Его ноги омывала алая вязкая кровь, он приподнял Вивьен, облокотив ее о стену, пару раз ударил по щекам и убедившись, что бедняжка чуть-чуть приоткрыла глаза, прошел в квартиру. Он шел как по вязкой топи, прошел на кухню, в которой увидел заваренный чай, понюхал его. «Заварка совсем свежая» — подумал он и прошел в зал, где на диване полулежа, опустив голову на подлокотник, было обескровленное тело, а в грудь была воткнута рука. Консьерж был славный малый и с крепким желудком, но здесь он не выдержал, и его начало мутить, он выбежал на лестничную клетку, где лежала Вивьен. Отдышался.
— Мисс Вивьен, пойдемте, я Вам помогу спуститься, здесь дело нечистое, надо вызывать…- он поднес к ней руки и, испачкав их в крови, помогал ей спускаться вниз. Обернувшись назад, он видел, как кровь медленно, капля за каплей, перетекает с одной ступеньки на другую.

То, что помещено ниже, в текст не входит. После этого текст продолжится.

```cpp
template <int NK>
struct RowStage {
    double r_t, r_sum;
    int r_valid;
    int r_cnt[NK];
    int64_t nrow, s0, cap;
    double last_t;
    double* Rt0;
    double* Rs0;
    uint32_t* Rv0;
    uint32_t* Rc0;
    int64_t rb;
    uint32_t p_o, p_w;
    double p_ot, p_os, p_wt, p_ws;
    int p_ov, p_wv;
    int p_oc[NK], p_wc[NK];
    __device__ __forceinline__ void init(double* t, double* s, uint32_t* v, uint32_t* c, int64_t rb_,
                                         int64_t cap_)
    {
        p_o = p_w = ~0u;
        r_t = 0.0;
        r_sum = 0.0;
        r_valid = 0;
#pragma unroll
// ... 34 lines not shown
#pragma unroll
            for (int q = 0; q < NK; ++q) r_cnt[q] = cnt[q];
        }
        ++nrow;
        last_t = t;
        if (slot == 63) {
            store(s0 + lane);
            s0 = nrow;
        }
        return true;
    }
    __device__ __forceinline__ void store(int64_t rr) { write(rr, r_t, r_sum, r_valid, r_cnt); }
    __device__ __forceinline__ void flush_pend()
    {
        if (p_o != ~0u) write(p_o, p_ot, p_os, p_ov, p_oc);
        if (p_w != ~0u) write(p_w, p_wt, p_ws, p_wv, p_wc);
        p_o = p_w = ~0u;
    }
    __device__ __forceinline__ void flush(int lane)
    {
        const int rem = (int)(nrow - s0);
        if (lane < rem) store(s0 + lane);
        s0 = nrow;
    }
};

__device__ __forceinline__ double optpw_sample(double tt, const double* row, double smax, int S,
                                               double T, uint64_t e, uint32_t oseed)
{
    if (!(smax > 0.0)) return RQ_INF;
    const double inv = 1.0 / smax;
    const double ph = fmod(tt, T);
    double ns = 0.0;
    for (uint32_t it = 1; it < (1u << 20); ++it) {
        uint32_t w4[4] = {(uint32_t)e, (uint32_t)(e >> 32), it, 0u};
        philox4x32_10(w4, oseed, kind_salt(RQ_SRC_OPTPW, true));
        ns = ns + rq_std_exponential(rq_uniform53(w4[0], w4[1])) * inv;
        int idx = (int)(((double)S * fmod(ns + ph, T)) / T);
        idx = idx < S ? idx : S - 1;
        if (rq_uniform53(w4[2], w4[3]) * smax < row[idx]) return tt + ns;
    }
    return RQ_INF;
}

template <bool PW, bool XIN = false>
__device__ __forceinline__ void controller_tile(int n, bool act, double tt, int tj, const double* invc,
// ... 44 lines not shown
}

__device__ __forceinline__ bool truncate_tile(int64_t M, int64_t n_events, int& n, bool& act, double& tt,
                                              int& tj, uint64_t& ownm, double ot, double& opt_next)
{
    if (M < 0) return false;
    const int lane = lane_id();
    const int64_t pp = n_events + lane + mbcnt64(ownm);
    const int64_t pw = pp + (int64_t)((ownm >> lane) & 1ull);
    const int nk = __popcll(__ballot(act && pw < M));
    if (nk >= n) return false;
    const bool lone = ((ownm >> nk) & 1ull) != 0ull && bcast_i64(pp, nk) < M;
    opt_next = lone ? bcast_d(ot, nk) : RQ_INF;
    ownm &= nk > 0 ? (~0ull >> (64 - nk)) : 0ull;
    n = nk;
    act = lane < nk;
    if (!act) {
        tt = RQ_INF;
        tj = 0;
    }
    return true;
}

template <int NK, bool DEFER = false>
__device__ __forceinline__ bool place_rows(RowStage<NK>& rs, uint64_t ma, bool has_o, bool has_w, double ot,
                                           double tt, int64_t osum, int oval, const int* ocnt,
                                           int64_t wsum, int wval, const int* wcnt, int& status)
{
    const int lane = lane_id();
    const uint64_t mo = __ballot(has_o), mw = __ballot(has_w);
    const uint64_t above = lane < 63 ? ma >> (lane + 1) : 0ull;
    const bool nxt = above != 0;
    const double ft = has_o ? ot : tt;
    const double nft = __shfl(ft, nxt ? lane + __ffsll((unsigned long long)above) : lane, 64);
    const bool keep_o = has_o && !(has_w ? ot == tt : (nxt && ot == nft));
    const bool keep_w = has_w && !(nxt && tt == nft);
    const bool tie0 = rs.nrow > 0 && bcast_d(ft, __ffsll((unsigned long long)ma) - 1) == rs.last_t;
    const uint64_t ko = __ballot(keep_o), kw = __ballot(keep_w);
    if (tie0 || ko != mo || kw != mw) status |= RQ_ST_TIE;
    const int64_t r0 = rs.nrow - (tie0 ? 1 : 0);
    const int64_t po = r0 + mbcnt64(ko) + mbcnt64(kw);
    const int64_t pw = po + (keep_o ? 1 : 0);
    if constexpr (DEFER) {
        rs.p_o = keep_o && po < rs.cap ? (uint32_t)po : ~0u;
        rs.p_w = keep_w && pw < rs.cap ? (uint32_t)pw : ~0u;
        rs.p_ot = ot;
        rs.p_os = (double)osum;
        rs.p_ov = oval;
        rs.p_wt = tt;
        rs.p_ws = (double)wsum;
        rs.p_wv = wval;
#pragma unroll
        for (int q = 0; q < NK; ++q) {
            rs.p_oc[q] = ocnt[q];
            rs.p_wc[q] = wcnt[q];
        }
    } else {
        if (keep_o && po < rs.cap) rs.write(po, ot, (double)osum, oval, ocnt);
        if (keep_w && pw < rs.cap) rs.write(pw, tt, (double)wsum, wval, wcnt);
    }
    rs.last_t = bcast_d(has_w ? tt : ot, 63 - __builtin_clzll(ma));
    rs.nrow = r0 + __popcll(ko) + __popcll(kw);
    rs.s0 = rs.nrow;
    if (rs.nrow > rs.cap) {
        rs.nrow = rs.cap;
        rs.s0 = rs.cap;
// ... 52 lines not shown
```

redqueen_amd/csrc/rq_sweep_fw.hip:

```cpp
#include <hip/hip_runtime.h>
#include <stdint.h>

#include "rq_device.h"
#include "rq_internal.h"
#include "rq_sweep_core.h"
#include "rq_gen.h"
#include "rq_scan_rows.h"
#include <type_traits>
#include <cstdlib>

#pragma clang fp contract(off)

using namespace rq;

constexpr int fws_tu(int nk) { return nk == 1 ? 4 : 2; }
template <int NK>
__device__ __forceinline__ void fw_scan_rows(int64_t n, double S, double end, const double* Rt, const double* Rs,
                                             const uint32_t* Rv, const uint32_t* Rc, double* lds, double* out)
{
    constexpr int NV = NK + 2;
    static_assert(RQ_FWS_LDS_BYTES(NK) == 8 * (size_t)npsum_lds_doubles<NV, RQ_FWS_NL>(), "the planner's size");
    const int lane = lane_id();
    if (n == 0) {
        if (lane < NV) out[lane] = __builtin_nan("");
        return;
    }
    __asm__ volatile("s_waitcnt vmcnt(0)" ::: "memory");
    __builtin_amdgcn_fence(__ATOMIC_RELEASE, "workgroup");
    __builtin_amdgcn_fence(__ATOMIC_ACQUIRE, "workgroup");
    double res[NV];
    scan_rows<NK, fws_tu(NK), RQ_FWS_NL>(n, S, end, Rt, Rs, Rv, Rc, lds, res);
    if (lane == 0) {
#pragma unroll
        for (int s = 0; s < NV; ++s) out[s] = res[s];
    }
}
template <int NK, class COL, int W, int H, bool BITS, bool PW, bool MRG, bool PAIR = false, bool SCAN = false,
          bool BLK = false>
__device__ __forceinline__ void sweep_fw_body(SweepArgs a)
{
    static_assert((W & (W - 1)) == 0 && H <= W, "ring");
    static_assert(!SCAN || MRG, "the sweep's own scan: merged instances only");
    static_assert(!BLK || (MRG && BITS), "event-blocked phase C: the merged sink-bit instances only");
    extern __shared__ double lds_g[];
    char* base = reinterpret_cast<char*>(lds_g);
    const int lane = lane_id();
    const int w = threadIdx.x >> 6;
    int* cptr = reinterpret_cast<int*>(base + a.lds_ptr);
    int* odf = reinterpret_cast<int*>(base + a.lds_odf);
    int* cbf = reinterpret_cast<int*>(base + a.lds_cbf);
    constexpr bool col_lds = sizeof(COL) == 2;
    COL* col_l = reinterpret_cast<COL*>(base + a.lds_col);
    const int* col_g = a.csr_col;
    if (col_lds && !BITS)
        for (int e = threadIdx.x; e < a.n_csr; e += blockDim.x) col_l[e] = (COL)a.csr_col[e];
    uint32_t* msk = reinterpret_cast<uint32_t*>(base + a.lds_mask);
    const int ms = a.mstride;
    if (BITS)
        for (int e = threadIdx.x; e < (a.n_str + 1) * ms; e += blockDim.x) {
            const int jj = e / ms, ww = e - jj * ms;
            msk[e] = (jj < a.n_str && ww < a.nw) ? a.masks[jj * a.nw + ww] : 0u;
        }
    uint64_t* etab = reinterpret_cast<uint64_t*>(base + a.lds_etab);
    for (int e = threadIdx.x; e < RQ_EXP_TAB_N; e += blockDim.x) etab[e] = rq_exp_tab_c[e];
    for (int j = threadIdx.x; j <= a.n_str; j += blockDim.x) cptr[j] = a.csr_ptr[j];
    for (int j = threadIdx.x; j < a.n_str; j += blockDim.x) {
// ... 13 lines not shown
    const int64_t rl = a.order ? (int64_t)a.order[qi] : qi;
    const int64_t o = a.chunk0 + rl;
    const int64_t i = rq_replica_of(a.gen, o);
    const int g = (int)(i / a.n_rep);
    for (int j = lane; j < a.n_str; j += 64) invc[j] = a.inv_c[(int64_t)g * a.n_str + j];
    if (!BITS)
        for (int c = lane; c < a.n_sinks; c += 64) rank[c] = -1;
    wave_lds_sync();
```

— Что там происходит?! — крикнула бабушка Вивьен, открыв дверь и увидев окровавленную внучку. Ее глаза были наполнены страхом: «у него что, стыда нет совсем?!». Бабуля была точно уверена, что месье Жак занимался чем-то преступным, вот это и дало о себе знать.
— Он не только стыд потерял, но еще и жизнь — ответил консьерж. — Возьмите ее, я пойду вызову…- он передал Вивьен ни живую ни мертвую в руке бабке и побежал вниз вызывать помощь.
Через 30 минут, следователь в черном хлопковом плаще подымался по винтовой лестнице, а весть об убитом собственным пальцем месье Жаке облетела весь город.
Честно говоря никто особо и не знал, кто такой этот месье Жак, но все уверяли, что как-то видели бедного малого и даже были с ним знакомы.
В следующее воскресенье бабушка пошла вместе с Вивьен на воскресную мессу, а на следующий день они собрали свои вещи и переехали в другой город. Бабуля говорила, что нужно благодарить святую деву Марию, что и с ними не случилось беды.
Вот так Жак Перу стал знаком каждому, кого он представлял своим старым другом. Только вот на праздники теперь не приезжал никто к мадам Перу в дом престарелых, а она так и не поняла, куда пропал ее сын, она все писала, но никто не отвечал на ее письма.